Further, since the notice was issued through an independent and otherwise reliable official mode, the defendants in this case had to do a bit more than merely denying the signature appearing in the postal acknowledgement card. It does not even appear from the 6 evidence of DW-1 that any comparable signature of her father was tendered into evidence or any effort was made for the disputed signature to be referred to any handwriting expert. The defendants, however, say that they were only required to deny the signature and, in view of the general burden of the plaintiff, it was for the plaintiff to demonstrate or affirmatively establish that the signature appearing in the acknowledgement card was that of the original defendant. It is here that the general presumption available under Section 114 of the Evidence Act comes into play. Since the notice was issued by a regular and official mode of service not controlled by the plaintiff and such notice appeared to have been served on the noticee, the onus was on the noticee to demonstrate that the notice was not received. There does not appear to be any error committed in such regard by the first appellate court in accepting that the notice had been duly received by the original defendant.

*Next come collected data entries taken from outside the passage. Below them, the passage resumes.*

# jack-nie/bitcoin-miner

Hardware: AMD Instinct MI355X
Metric: GH/s (SHA-256 nonce search) at 1/2/4/8 MI355X; % of VALU int roofline (higher is better)
Workload: dtype u32

## Files before the change

### bitcoin-miner_amd/csrc/minehip.cpp

```cpp
#include <hip/hip_runtime.h>
#include <stdio.h>
#include <stdlib.h>
#include <string.h>

#include <algorithm>
#include <atomic>
#include <chrono>
#include <cmath>
#include <condition_variable>
#include <memory>
#include <mutex>
#include <string>
#include <system_error>
#include <thread>
#include <vector>

#include "../../include/minehip.h"
#include "../../include/minehip_server.h"
#include "layout.hpp"
#include "msgcodec.hpp"
#include "multi.hpp"
#include "plan.hpp"
#include "sched.hpp"

namespace mh {
hipError_t fast_module_init(int dev);
#ifdef MH_DEV_HOOKS
hipError_t fast_keep_ok(int dev, bool* ok);
hipError_t set_hash_xor(int dev, uint64_t x, hipStream_t s, bool* fast_ok);
#endif
hipError_t launch_fast(int dev, int J, int mode, const FastArgs& a, Partial* partials, hipStream_t s);
hipError_t launch_generic_scan(const GenArgs& a, Partial* partials, uint32_t blocks, hipStream_t s);
hipError_t launch_hash_batch(const GenArgs& a, const uint64_t* d_nonces, uint64_t* d_out, uint64_t n,
                             hipStream_t s);
hipError_t launch_merge(const Partial* partials, uint32_t n, Partial* best, hipStream_t s);
hipError_t launch_fast_first(int dev, int J, int mode, const FastArgs& a, Partial* partials, const FirstArgs& f,
                             bool stop, hipStream_t s);
hipError_t launch_generic_scan_first(const GenArgs& a, Partial* partials, uint32_t blocks, const FirstArgs& f,
                                     hipStream_t s);
hipError_t launch_finish_first(const GenArgs& a, const Partial* best, const unsigned long long* scanned, uint64_t* out,
                               hipStream_t s);
hipError_t launch_fast_hits(int dev, int J, int mode, const FastArgs& a, Partial* partials, const HitsArgs& h,
                            hipStream_t s);
hipError_t launch_generic_scan_hits(const GenArgs& a, Partial* partials, uint32_t blocks, const HitsArgs& h,
                                    hipStream_t s);
hipError_t launch_fast_hits_stop(int dev, int J, int mode, const FastArgs& a, Partial* partials, const HitsStopArgs& h,
                                 hipStream_t s);
hipError_t launch_generic_scan_hits_stop(const GenArgs& a, Partial* partials, uint32_t blocks, const HitsStopArgs& h,
                                         hipStream_t s);
hipError_t launch_batch_scan(const BatchEntry* entries, const uint32_t* tile_entry, Partial* partials, uint32_t tiles,
                             hipStream_t s);
hipError_t launch_merge_segments(const Partial* partials, const uint32_t* seg, Partial* results, uint32_t requests,
                                 hipStream_t s);
hipError_t launch_batch_scan_slots(const BatchEntry* entries, const uint32_t* tile_entry, Partial* partials,
                                   uint32_t tiles, hipStream_t s);
hipError_t launch_batch_fast(int dev, int J, int mode, const BatchFastItem* items, const uint32_t* chunk_item,
                             Partial* partials, uint32_t chunks, hipStream_t s);
#ifdef MH_DEV_HOOKS
hipError_t batch_fast_hooks(int dev, uint64_t x, hipStream_t s, bool* keep_ok, bool* xor_ok);
#endif
hipError_t launch_batch_scan_first(const BatchEntry* entries, const uint32_t* tile_entry, const uint32_t* entry_req,
                                   const uint32_t* order, BatchFirstWords* words, Partial* partials, uint32_t tiles,
                                   hipStream_t s);
hipError_t launch_merge_segments_first(const Partial* partials, const uint32_t* seg, const BatchEntry* entries,
                                       const uint32_t* tile_entry, const BatchFirstWords* words,
                                       BatchFirstResult* results, uint32_t requests, hipStream_t s);
hipError_t launch_batch_scan_first_slots(const BatchEntry* entries, const uint32_t* tile_entry,
                                         const uint32_t* entry_req, const uint32_t* order, BatchFirstWords* words,
                                         Partial* partials, uint32_t tiles, hipStream_t s);
hipError_t launch_merge_segments_first_ex(const Partial* partials, const uint32_t* seg, const GenArgs* req_gen,
                                          const BatchFirstWords* words, BatchFirstResult* results, uint32_t requests,
                                          hipStream_t s);
hipError_t launch_batch_first(int dev, int J, int mode, const BatchFirstItem* items, const uint32_t* chunk_item,
                              const uint32_t* order, Partial* partials, uint32_t chunks, hipStream_t s);
hipError_t launch_batch_stop(int dev, int J, int mode, const BatchFirstItem* items, const uint32_t* chunk_item,
                             const uint32_t* order, Partial* partials, uint32_t chunks, hipStream_t s);
hipError_t launch_batch_scan_hits(const BatchEntry* entries, const uint32_t* tile_entry, const uint32_t* entry_req,
                                  BatchHitsWords* words, Hit* hits, Partial* partials, uint32_t tiles,
                                  hipStream_t s);
hipError_t launch_batch_scan_hits_slots(const BatchEntry* entries, const uint32_t* tile_entry, const uint32_t* entry_req,
                                        BatchHitsWords* words, Hit* hits, Partial* partials, uint32_t tiles,
                                        hipStream_t s);
hipError_t launch_batch_hits(int dev, int J, int mode, const BatchHitsItem* items, const uint32_t* chunk_item,
                             Partial* partials, uint32_t chunks, hipStream_t s);
hipError_t launch_batch_scan_bound(bool slots, const BatchEntry* entries, const uint32_t* tile_entry,
                                   const uint32_t* entry_req, const uint32_t* order, BatchBoundWords* words,
                                   uint32_t* slices, Hit* hits, Partial* partials, uint32_t tiles, hipStream_t s);
hipError_t launch_batch_bound(int dev, int J, int mode, const BatchBoundItem* items, const uint32_t* chunk_item,
                              const uint32_t* order, Partial* partials, uint32_t chunks, hipStream_t s);
hipError_t launch_merge_segments_bound(const Partial* partials, const uint32_t* seg, const BatchBoundWords* words,
                                       const Hit* hits, Hit* packed, uint64_t limit, const unsigned long long* base_in,
                                       unsigned long long* base_out, BatchBoundResult* results, uint32_t requests,
                                       hipStream_t s);
hipError_t launch_merge_segments_hits(const Partial* partials, const uint32_t* seg, const BatchHitsWords* words,
                                      const Hit* hits, Hit* packed, uint64_t limit, const unsigned long long* base_in,
                                      unsigned long long* base_out, BatchHitsResult* results, uint32_t requests,
                                      hipStream_t s);
}

namespace {
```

As to the ground of default, it is the admitted position that there was no documentary proof of payment of rent for about three to four years immediately preceding the institution of the suit. The original defendant applied under Section 17(2) of the Act of 1956. Such application was not pursued and may even have been dismissed since the original 7 defendant died in 1995. However, it cannot be missed that the suit was filed in 1989 and the original defendant died some six years later. It is not clear now as to when an attempt was made to revive the application under Section 17(2) of the Act of 1956; but it is safe to notice that the substituted defendants accepted the fact that their predecessor's application under Section 17(2) of the Act of 1956 stood dismissed without being adjudicated on. The substituted defendants accepted the consequence of such dismissal without carrying the matter by way of revision or appeal or similar protest.

Thus, on the basis of the evidence before the first appellate court, the notice to quit stood proved and there was nothing to show how the rent for the three or four years immediately preceding the suit had been paid. In the circumstances, there does not appear to have been any error on the part of the first appellate court in accepting such default and proceeding to decree the suit almost 30 years after the institution of the suit.

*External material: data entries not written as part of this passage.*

template <bool BAO, int NPT>
__global__ __launch_bounds__(256) void k_sigma_nodes(chomp_config cfg,
                                                     const chomp_cosmo* __restrict__ cosmo,
                                                     const double* __restrict__ zin,
                                                     const int* __restrict__ first,
                                                     const int* __restrict__ slots, int n_slots,
                                                     int n_epoch, Epoch* __restrict__ epochs,
                                                     double* __restrict__ snodes,
                                                     unsigned* __restrict__ status) {
  static_assert(NPT == 1 || NPT == 4, "nodes per thread");
  static_assert(kSGrid % 4 == 0, "four ln S points to a block");
  __shared__ Epoch E;
  __shared__ double red[romberg_scratch<4, 1>()];
  if ((int)blockIdx.y >= n_slots) {
    const int e = ((int)blockIdx.y - n_slots) * 256 + (int)threadIdx.x;
    if (blockIdx.x != 0 || e >= n_epoch) return;
    Epoch B;
    double* q = reinterpret_cast<double*>(&B);
    for (int i = 0; i < kEpochDoubles; ++i) q[i] = 0.0;
    const chomp_cosmo c = cosmo[e];
    B.om0 = c.omega_m0; B.ob0 = c.omega_b0; B.ol0 = c.omega_l0; B.or0 = c.omega_r0;
    B.tcmb = c.cmb_temp; B.h = c.h; B.sigma8 = c.sigma_8; B.ns = c.n_scalar;
    B.z = zin[e];
    epoch_background(B, cfg.cosmo_precision, cfg.k_min, cfg.k_max, BAO ? 1 : 0);
    B.cosmo_slot = slots[e];
    epochs[e] = B;
    status[e] = 0u;
    return;
  }
  const int slot = blockIdx.y, e = first[slot];
  constexpr int nb = sigma_node_blocks<NPT>();
  constexpr int nl = sigma_lns_blocks<NPT>();
  if (threadIdx.x == 0) {
    const chomp_cosmo c = cosmo[e];
    E.om0 = c.omega_m0; E.ob0 = c.omega_b0; E.ol0 = c.omega_l0; E.or0 = c.omega_r0;
    E.tcmb = c.cmb_temp; E.h = c.h; E.sigma8 = c.sigma_8; E.ns = c.n_scalar;
    E.z = zin[e];
    epoch_shape_only(E, cfg.k_min, cfg.k_max, BAO ? 1 : 0);
  }
  __syncthreads();
  double* n = snodes + (size_t)slot * kSigmaStride;
  if ((int)blockIdx.x >= nb + nl) {
    const double xlo = log(cfg.k_min / 100.0), xhi = log(cfg.k_max * 100.0);
#pragma unroll
    for (int r = 0; r < NPT; ++r) {
      const int i = (((int)blockIdx.x - nb - nl) * NPT + r) * 256 + (int)threadIdx.x;
      if (i < kGTabCount) {
        const double x = xlo + (xhi - xlo) * ((double)(i - kGTabPad) / (double)kGTabN);
        const double k = exp(x);
        const double T = transfer_t<BAO>(E, k);
        const double k3 = k * k * k;
        n[kSigmaOffG + i] = exp((3.0 + E.ns) * (x - E.ln_H0)) * T * T / (k3 * k3);
        n[kSigmaOffG + kGTabCount + i] = k;
      }
    }
    return;
  }
  if ((int)blockIdx.x >= nb) {
    const int i = (int)blockIdx.x - nb;
    const double R = exp(make_sgrid(cfg.k_min, cfg.k_max).ln_r(i));
    double lo, hi;
    sigma_limits(E, R, &lo, &hi);
    SigmaIntegrandT<BAO> f{&E, R};
    const double s2 = romberg1<4>(f, lo, hi, cfg.global_precision, 1e-5,
                                  cfg.divmax < 10 ? cfg.divmax : 10, red);
    if (threadIdx.x == 0) n[kSigmaOffLnS + i] = log(s2);
    return;
  }
  const double a = log(cfg.k_min), b = log(cfg.k_max);
  const bool tab8 = 0.1 / 8.0 > cfg.k_min && 14.0662 / 8.0 < cfg.k_max && cfg.divmax >= 1;
  __shared__ double wsum[4][kSigmaLevel + 1];
  __shared__ int last_block;
  const int wv = threadIdx.x >> 6;
  if ((threadIdx.x & 63) <= kSigmaLevel) wsum[wv][threadIdx.x & 63] = 0.0;
#pragma unroll
  for (int r = 0; r < NPT; ++r) {
    const int first_idx = ((int)blockIdx.x * NPT + r) * 256;
    const int idx = first_idx + (int)threadIdx.x;
    const bool live = idx < kSigmaCount;
    int lev = 0;
    double g = 0.0;
    if (live) {
      double x;
      if (idx < 2) {
        x = idx == 0 ? a : b;
      } else {
        const int m = idx - 1;
        lev = 32 - __builtin_clz((unsigned)m);
        const long j = m - (1 << (lev - 1));
        const double h = ldexp(b - a, 1 - lev);
        x = (a + 0.5 * h) + h * (double)j;
      }
      const double k = exp(x);
      const double T = transfer_t<BAO>(E, k);
      n[idx] = k;
      const double k3 = k * k * k;
      const double d2k6 = exp((3.0 + E.ns) * (x - E.ln_H0)) * T * T / (k3 * k3);
      n[kSigmaCount + idx] = d2k6;
      const double t = tophat_numer_pm(8.0 * k);
      g = d2k6 * (9.0 / 262144.0) * (t * t);
    }
    if (first_idx < kSigmaCount) {
      const int last_idx = first_idx + 255;
      const int lev_lo = first_idx < 2 ? 0 : 32 - __builtin_clz((unsigned)(first_idx - 1));
      const int lev_hi = last_idx < 2 ? 0 : 32 - __builtin_clz((unsigned)(last_idx - 1));
      for (int l = lev_lo; l <= lev_hi && l <= kSigmaLevel; ++l) {
        const double v = wave_sum(live && lev == l ? g : 0.0);
        if ((threadIdx.x & 63) == 0) wsum[wv][l] += v;
      }
    }
  }
  double* part = n + kSigmaOffPart + (size_t)blockIdx.x * (kSigmaLevel + 1);
  __syncthreads();
  if (threadIdx.x <= kSigmaLevel) {
    __hip_atomic_store(part + threadIdx.x,
                       ((wsum[0][threadIdx.x] + wsum[1][threadIdx.x]) + wsum[2][threadIdx.x]) +
                           wsum[3][threadIdx.x],
                       __ATOMIC_RELAXED, __HIP_MEMORY_SCOPE_AGENT);
    asm volatile("s_waitcnt vmcnt(0)" ::: "memory");
  }
  if constexpr (NPT != 1) {
    return;
  } else {
    int* arrivals = reinterpret_cast<int*>(n + kSigmaOffI8 + 1);
    __syncthreads();
    if (threadIdx.x == 0) last_block = atomicAdd(arrivals, 1) == nb - 1 ? 1 : 0;
    __syncthreads();
    if (!last_block) return;
    if (threadIdx.x == 0) *arrivals = 0;
    sigma8_from_parts<BAO>(cfg, E, n, nb, red);
  }
}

On the ground of default, a Single Bench judgment of this court reported at 66 CWN 414 (Rupeswari Debi v. Lokenath Hosiery Mills) has been placed for the enunciation of law therein at page 418 of the report while dealing with the 8 ground of default in that case. It appears that out of seven chalans only five had been deposited and marked as exhibits and there was no explanation why the two other money order coupons had not been brought before the court. However, on facts, the court found that it was for the plaintiff to demonstrate that there was default on the part of the defendant in paying or depositing rent which the plaintiffs had failed to do in that case. The passage from the report that has been relied upon deals with the facts peculiar to that case and there does not appear to be any general enunciation of law that can be culled out therefrom to be applied to the facts of the present case.

The two issues raised have been dealt with at length herein. It is not necessary to detain the plaintiffs over such trivial matters and subject them to a further wait of a few more decades in this court. There is no other question of law or of any importance that is involved in the matter. As a consequence, SAT 140 of 2019 along with CAN 4655 of 2019 are dismissed.

There will be no order as to costs.

(Sanjib Banerjee, J.) 9 (Hiranmay Bhattacharyya, J.)